# Jiggin for eyes



## AC_ESS (Nov 15, 2008)

Goin to give it a shot this yaer Never did the jig before. I will be running a 16.6ft mod-v boat with a 50hp motor from Lorain to Sandusky.

I understand jigging is to be done around reefs or saddles and around rivers in the spring. What kind of jigs or setups should I use?
Can you guys let me know the oz jiggs and colors that you guys have had success with?
Thanks in advance
AC


----------



## flylogicsteelhead (Oct 4, 2006)

Variations of Purple Hair Jigs, I have 3/8oz to 3/4 oz, depending on the wind. Or vib-e also produces well.


----------



## AC_ESS (Nov 15, 2008)

any specific jig colors. Planing on getting chartrues, orange and pink


----------



## Bono Joe (Mar 2, 2009)

Purple, Purple, & Purple


----------



## AC_ESS (Nov 15, 2008)

did not see any purple at gander today hmmmmm


----------



## Buckeye Ron (Feb 3, 2005)

AC ESS,
There has been a recent discussion on jig colors here recently. Do a search for Jig Colors and i am sur e you will find what you are looking for.
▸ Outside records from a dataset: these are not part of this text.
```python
class ConvDesc(C.Structure):
# ... 61 lines not shown
    "pti_gn_stats": (_I, [_P, _P, _I, _I, _I, _I, _I, _P]),
    "pti_conv2d_mfma": (_I, [_P, _P, _P, _P, _P, _P, _P, _P, _P, C.POINTER(ConvDesc), _P]),
    "pti_conv2d_mfma_saveact": (_I, [_P, _P, _P, _P, _P, _P, _P, _P, _P, _P, C.POINTER(ConvDesc), _P]),
    "pti_conv2d_direct": (_I, [_P, _P, _P, _P, _P, _P, _P, C.POINTER(ConvDesc), _P]),
    "pti_wgrad_direct": (_I, [_P, _P, _P, _P, _P, _P, _P, _P, _I, _I, _I, _I, _I, _I, _I, _I, _I, _F, _I, _I,
                              C.POINTER(_I64), _I64, _I64, _I64, _P, _I64, _P]),
    "pti_conv_wgrad_workspace_bytes": (_I64, [_I, _I, _I, _I]),
    "pti_conv_wgrad_mfma": (_I, [_P, _P, _P, _P, _P, _P, _P, _P, _I64, _I, C.POINTER(ConvDesc), _P]),
    "pti_conv_wgrad_mfma_partials": (_I, [_P, _P, _P, _P, _P, _P, _I64, C.POINTER(ConvDesc), C.POINTER(_I), _P]),
    "pti_conv_wgrad_mfma_batched": (_I, [C.POINTER(WgradJob), _I, _P, _I64, _P]),
    "pti_conv_wgrad_batched_mode": (_I, [_I, _I, _I, _I, _I]),
    "pti_direct_repack": (_I, [C.POINTER(DirectRepackTable), _P]),
    "pti_conv_wgrad_reduce": (_I, [_P, _I, _P, _P, _I, C.POINTER(ConvDesc), _P]),
    "pti_gn_bwd_blocks": (_I, [_I, _I, _I]),
    "pti_gn_bwd": (_I, [_P, _P, _P, _P, _P, _P, _P, _P, _P, _P, _P, _I, _I, _I, _I, _F, _I, _I, _P]),
    "pti_conv_gnbwd_tiles": (_I, [C.POINTER(ConvDesc)]),
    "pti_gn_sums_finalize": (_I, [_P, _P, _I, _I, _I, _P]),
    "pti_conv2d_mfma_gnbwd": (_I, [_P, _P, _P, _P, _P, _P, _P, _P, C.POINTER(ConvDesc), _I, _P]),
    "pti_conv_gnbwd_chain_supported": (_I, [_I, _I, _I]),
    "pti_conv2d_mfma_gnbwd_chain": (_I, [_P, _P, _I, _P, _P, _P, _P, _P, _P, _P, _P, _P, _P, _P, C.POINTER(ConvDesc), _I, _P]),
    "pti_gn_affine_grads": (_I, [_P, _P, _P, _I, _I, _P]),
    "pti_gn_sums_finalize_affine": (_I, [_P, _P, _I, _I, _I, _P, _P, _P, _I, _P]),
    "pti_gn_bwd_apply": (_I, [_P, _P, _P, _P, _P, _P, _P, _P, _P, _P, _I, _I, _I, _I, _F, _I, _P]),
    "pti_pool2x2_sum": (_I, [_P, _P, _I, _I, _I, _I, _P]),
    "pti_attention_fwd": (_I, [_P, _P, _P, _I, _I, _I, _P]),
    "pti_attention_bwd": (_I, [_P, _P, _P, _P, _P, _P, _I, _I, _I, _P]),
    "pti_latent_head_fwd": (_I, [_P] * 12 + [_I, _I, _I, _P]),
    "pti_post_quant": (_I, [_P, _P, _P, _P, _I, _I, _I, _P]),
    "pti_post_quant_bwd": (_I, [_P, _P, _P, _P, _P, _P, _P, _I, _I, _I, _P]),
    "pti_latent_head_bwd": (_I, [_P] * 19 + [_I, _I, _I, _P]),
    "pti_vae_loss": (_I, [_P, _P, _I64, _P, _P, _I64, _I, _P, _P, _P, _P, _P, _I, _I, _F, _P]),
    "pti_ar_vae_loss": (_I, [_P, _I, _I, _I, _P, _P, _P, _I, _P, _F, _P, _P, _P, _P]),
    "pti_pd_im2col_image": (_I, [_P, _P, _I, _I, _I, _P]),
    "pti_pd_im2col": (_I, [_P, _P, _P, _I, _I, _I, _I, _I, _I, _F, _P]),
    "pti_pd_in_stats": (_I, [_P, _P, _I, _I, _I, _F, _P]),
    "pti_pd_col2im_blocks": (_I, [_I, _I, _I]),
    "pti_pd_col2im": (_I, [_P, _P, _P, _P, _P, _I, _I, _I, _I, _I, _F, _P]),
    "pti_pd_col2im_image": (_I, [_P, _P, _I, _I, _I, _F, _I, _P]),
    "pti_pd_in_bwd_apply": (_I, [_P, _P, _P, _P, _P, _I, _I, _I, _P]),
    "pti_pd_lsgan_blocks": (_I, [_I]),
    "pti_pd_lsgan": (_I, [_P, _I, _I, _I, _F, _F, _F, _P, _P, _P]),
    "pti_pd_final_fwd": (_I, [_P, _P, _P, _P, _P, _I, _I, _I, _I, _F, _P]),
    "pti_pd_final_dgrad": (_I, [_P, _P, _P, _P, _P, _P, _I, _I, _I, _I, _F, _P]),
    "pti_pd_final_wgrad_blocks": (_I, [_I, _I, _I]),
    "pti_pd_final_wgrad": (_I, [_P, _P, _P, _P, _I, _I, _I, _I, _F, _P]),
    "pti_lpips_tap_blocks": (_I, [_I, _I]),
# ... 107 lines not shown
```

pti_ldm_vae_amd/csrc/groupnorm.hip:

```cpp
#include "pti_common.h"

namespace {

__global__ __launch_bounds__(256) void gn_stats_kernel(const bf16* __restrict__ x, stat_t* __restrict__ stats,
                                                       int HW, int C, int G, int pix_per_block, int x_f16) {
  extern __shared__ stat_t sm_q[];
  stat_t* sm = sm_q;
  const int n = blockIdx.y;
  const int tid = threadIdx.x;
  const int NC = C / 8;
  const int ppi = 256 / NC;
  const int lc = tid % NC, lp = tid / NC;
  for (int i = tid; i < 2 * G; i += 256) sm[i] = 0;
  __syncthreads();
  const int p0 = blockIdx.x * pix_per_block;
  const int p1 = min(p0 + pix_per_block, HW);
  float s[8], q[8];
#pragma unroll
  for (int j = 0; j < 8; ++j) s[j] = q[j] = 0.f;
  const bf16* base = x + (size_t)n * HW * C + lc * 8;
  int p = p0 + lp;
  for (; p + 3 * ppi < p1; p += 4 * ppi) {
    u32x4 r[4];
#pragma unroll
// ... 62 lines not shown
  int bps = cdiv(2048, n);
  int ppb = cdiv(hw, bps);
  if (ppb < 16 * ppi) ppb = 16 * ppi;
  ppb = cdiv(ppb, 4 * ppi) * 4 * ppi;
  bps = cdiv(hw, ppb);
  PTI_LAUNCH(gn_stats_kernel, dim3(bps, n), dim3(256), 2 * groups * sizeof(stat_t), (hipStream_t)s,
                     (const bf16*)x, (stat_t*)stats, hw, c, groups, ppb, x_f16);
  PTI_CHECK_LAUNCH("gn_stats");
  return PTI_OK;
}

namespace {

struct GnbArgs {
  const bf16* x; const bf16* da; const bf16* dres; bf16* dx;
  const stat_t* stats; const float* gamma; const float* beta;
  float* sums;
  float* dgamma; float* dbeta;
  int HW, C, G, silu, ppb;
  float eps, inv_cnt;
  int x_f16;
  int N;
  float* part;
};

__global__ __launch_bounds__(256) void gn_bwd_reduce_kernel(GnbArgs a) {
  extern __shared__ float sm[];
  const int n = blockIdx.y, tid = threadIdx.x;
  const int NC = a.C / 8, ppi = 256 / NC, lc = tid % NC, lp = tid / NC;
  for (int i = tid; i < 8 * a.C; i += 256) sm[i] = 0.f;
  __syncthreads();
  const int cpg = a.C / a.G;
  float sc[8], sh[8], mu[8], rs[8];
#pragma unroll
  for (int j = 0; j < 8; ++j) {
    const int ch = lc * 8 + j, g = ch / cpg;
    const float sum = stat_f(a.stats, (n * a.G + g) * 2), sq = stat_f(a.stats, (n * a.G + g) * 2 + 1);
    const float mean = sum * a.inv_cnt;
    const float rstd = rsqrtf(fmaxf(sq * a.inv_cnt - mean * mean, 0.f) + a.eps);
    mu[j] = mean; rs[j] = rstd;
    sc[j] = rstd * a.gamma[ch];
    sh[j] = a.beta[ch] - mean * sc[j];
  }
  float s1[8], s2[8];
#pragma unroll
  for (int j = 0; j < 8; ++j) s1[j] = s2[j] = 0.f;
// ... 67 lines not shown
  if (i < R) {
    const float* p = part + (size_t)n * T * R + i;
    int t = w;
    for (; t + 48 < T; t += 64) {
      const float a0 = p[(size_t)t * R], a1 = p[(size_t)(t + 16) * R], a2 = p[(size_t)(t + 32) * R], a3 = p[(size_t)(t + 48) * R];
      v += (a0 + a1) + (a2 + a3);
    }
    for (; t < T; t += 16) v += p[(size_t)t * R];
  }
  red[w][lane] = v;
  __syncthreads();
  if (w == 0 && i < R) {
    float r[16];
#pragma unroll
    for (int k = 0; k < 16; ++k) r[k] = red[k][lane];
#pragma unroll
    for (int o = 8; o > 0; o >>= 1)
#pragma unroll
      for (int k = 0; k < o; ++k) r[k] += r[k + o];
    sums[(size_t)n * R + i] = r[0];
  }
}

__global__ __launch_bounds__(256) void gn_bwd_apply_kernel(GnbArgs a) {
  const int n = blockIdx.y, tid = threadIdx.x;
  const int NC = a.C / 8, ppi = 256 / NC, lc = tid % NC, lp = tid / NC;
  const int cpg = a.C / a.G;
  const int p0 = blockIdx.x * a.ppb, p1 = min(p0 + a.ppb, a.HW);
  const size_t base = (size_t)n * a.HW * a.C + lc * 8;
  constexpr int U = 4;
  u32x4 rx[U], rd[U], rr[U];
  auto load_batch = [&](int pb) {
#pragma unroll
    for (int u = 0; u < U; ++u) {
      const int p = pb + u * ppi;
      rx[u] = rd[u] = rr[u] = u32x4{0u, 0u, 0u, 0u};
      if (p < p1) {
        rx[u] = __builtin_nontemporal_load((const u32x4*)(a.x + base + (size_t)p * a.C));
        rd[u] = __builtin_nontemporal_load((const u32x4*)(a.da + base + (size_t)p * a.C));
        if (a.dres) rr[u] = __builtin_nontemporal_load((const u32x4*)(a.dres + base + (size_t)p * a.C));
      }
    }
  };
  if (p0 + lp < p1) load_batch(p0 + lp);
  float sc[8], sh[8], mu[8], rs[8], ga[8], c1[8], c2[8];
#pragma unroll
  for (int j = 0; j < 8; ++j) {
    const int ch = lc * 8 + j, g = ch / cpg;
    const float sum = stat_f(a.stats, (n * a.G + g) * 2), sq = stat_f(a.stats, (n * a.G + g) * 2 + 1);
    const float mean = sum * a.inv_cnt;
    const float rstd = rsqrtf(fmaxf(sq * a.inv_cnt - mean * mean, 0.f) + a.eps);
    mu[j] = mean; rs[j] = rstd; ga[j] = a.gamma[ch];
    sc[j] = rstd * ga[j];
    sh[j] = a.beta[ch] - mean * sc[j];
    c1[j] = c2[j] = 0.f;
    if (cpg > 8) {
      float t1 = 0.f, t2 = 0.f;
      for (int cc = g * cpg; cc < (g + 1) * cpg; ++cc) {
        const float gm = a.gamma[cc];
        t1 += gm * a.sums[((size_t)n * a.C + cc) * 2];
        t2 += gm * a.sums[((size_t)n * a.C + cc) * 2 + 1];
      }
      c1[j] = t1 * a.inv_cnt;
      c2[j] = t2 * a.inv_cnt;
    }
  }
  if (cpg <= 8) {
    float w1[8], w2[8];
#pragma unroll
    for (int j = 0; j < 8; ++j) {
      const f32x2 sv = *(const f32x2*)(a.sums + ((size_t)n * a.C + lc * 8 + j) * 2);
      w1[j] = ga[j] * sv[0];
      w2[j] = ga[j] * sv[1];
    }
#pragma unroll
    for (int j = 0; j < 8; ++j) {
      float t1 = 0.f, t2 = 0.f;
#pragma unroll
      for (int jj = 0; jj < 8; ++jj) {
        const bool same = (jj / cpg) == (j / cpg);
        t1 += same ? w1[jj] : 0.f;
        t2 += same ? w2[jj] : 0.f;
      }
      c1[j] = t1 * a.inv_cnt;
      c2[j] = t2 * a.inv_cnt;
    }
  }
  if (blockIdx.x == 0 && n == 0) {
    for (int i = tid; i < a.C; i += 256) {
      float d1 = 0.f, d2 = 0.f;
      for (int m = 0; m < a.N; ++m) {
        d1 += a.sums[((size_t)m * a.C + i) * 2];
        d2 += a.sums[((size_t)m * a.C + i) * 2 + 1];
      }
      if (a.dbeta) a.dbeta[i] += d1;
      if (a.dgamma) a.dgamma[i] += d2;
    }
  }
  for (int pb = p0 + lp; pb < p1; pb += U * ppi) {
    if (pb != p0 + lp) load_batch(pb);
#pragma unroll
    for (int u = 0; u < U; ++u) {
      const int p = pb + u * ppi;
      float fx[8], fd[8], fr[8], o[8];
      unpack8f(rx[u], fx, a.x_f16);
      unpack8(rd[u], fd);
      unpack8(rr[u], fr);
#pragma unroll
      for (int j = 0; j < 8; ++j) {
        float dy = fd[j];
        if (a.silu) dy *= dsilu_f(fx[j] * sc[j] + sh[j]);
// ... 28 lines not shown
}

}

static int gnb_min_iters() {
  static const int v = getenv("PTI_GNB_MIN_ITERS") ? atoi(getenv("PTI_GNB_MIN_ITERS")) : 8;
  return v < 1 ? 1 : v;
}
static int gn_bwd_grid(int n, int hw, int c, int* ppb_out) {
  const int ppi = 256 / (c / 8);
  int bps = cdiv(2048, n);
  int ppb = cdiv(hw, bps);
  if (ppb < gnb_min_iters() * ppi) ppb = gnb_min_iters() * ppi;
  ppb = cdiv(ppb, ppi) * ppi;
  if (ppb_out) *ppb_out = ppb;
  return cdiv(hw, ppb);
}

extern "C" int pti_gn_bwd_blocks(int n, int hw, int c) {
  if (n <= 0 || hw <= 0 || c < 8 || (c & (c - 1)) || c > 512) return 0;
  return gn_bwd_grid(n, hw, c, nullptr);
}

extern "C" int pti_gn_bwd(const void* x, const void* da, const void* dres, void* dx, const int64_t* stats,
                          const float* gamma, const float* beta, float* sums, float* partials, float* dgamma,
                          float* dbeta, int n, int hw, int c, int groups, float eps, int silu, int x_f16, pti_stream_t s) {
  if (!x || !da || !dx || !stats || !gamma || !beta || !sums || !partials) PTI_FAIL(PTI_EINVAL, "gn_bwd: null pointer");
  if (c < 8 || c > 512 || (c & (c - 1)) || groups <= 0 || c % groups) PTI_FAIL(PTI_EUNSUPPORTED, "gn_bwd: c=%d groups=%d", c, groups);
  GnbArgs a;
  a.x = (const bf16*)x; a.da = (const bf16*)da; a.dres = (const bf16*)dres; a.dx = (bf16*)dx;
  a.stats = (const stat_t*)stats; a.gamma = gamma; a.beta = beta; a.sums = sums; a.dgamma = dgamma; a.dbeta = dbeta;
  a.HW = hw; a.C = c; a.G = groups; a.silu = silu; a.eps = eps; a.x_f16 = x_f16; a.N = n;
  a.inv_cnt = 1.0f / ((float)(c / groups) * (float)hw);
  int ppb;
  const int bps = gn_bwd_grid(n, hw, c, &ppb);
  a.ppb = ppb;
  a.part = partials;
  PTI_LAUNCH(gn_bwd_reduce_kernel, dim3(bps, n), dim3(256), 8 * c * sizeof(float), (hipStream_t)s, a);
  PTI_CHECK_LAUNCH("gn_bwd_reduce");
  PTI_LAUNCH(gn_sums_finalize_kernel, dim3(cdiv(2 * c, 64), n), dim3(1024), 0, (hipStream_t)s, partials, sums,
                     bps, 2 * c, (const float*)nullptr, (float*)nullptr, (float*)nullptr, 0, 0);
  PTI_CHECK_LAUNCH("gn_sums_finalize");
  PTI_LAUNCH(gn_bwd_apply_kernel, dim3(bps, n), dim3(256), 0, (hipStream_t)s, a);
  PTI_CHECK_LAUNCH("gn_bwd_apply");
  return PTI_OK;
}
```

There was a web site included for purchasing.

Thanks,
Ron


----------



## AC_ESS (Nov 15, 2008)

Do you remember the name or anypart of the post there aer like 5 pages


----------



## Chippewa (Oct 25, 2004)

it was in the lake erie forum. a couple different threads in the last couple days...


----------



## flylogicsteelhead (Oct 4, 2006)

I may add go to Erie Outfitters, or a tackle shop out east, support the local guys and they will usually give you a bit of info.

Purple.


----------



## Scum_Frog (Apr 3, 2009)

Ya 3/8oz purple hair jig with a stinger tipped with a minnow will be by far your top producer....i've seen plenty of fish caught on purple/chart as well.....also last year I seen a few caught on the old jdg.....john deer greeeeeeenn lol but 95% of the fish being caught will be a purple hair jig.


----------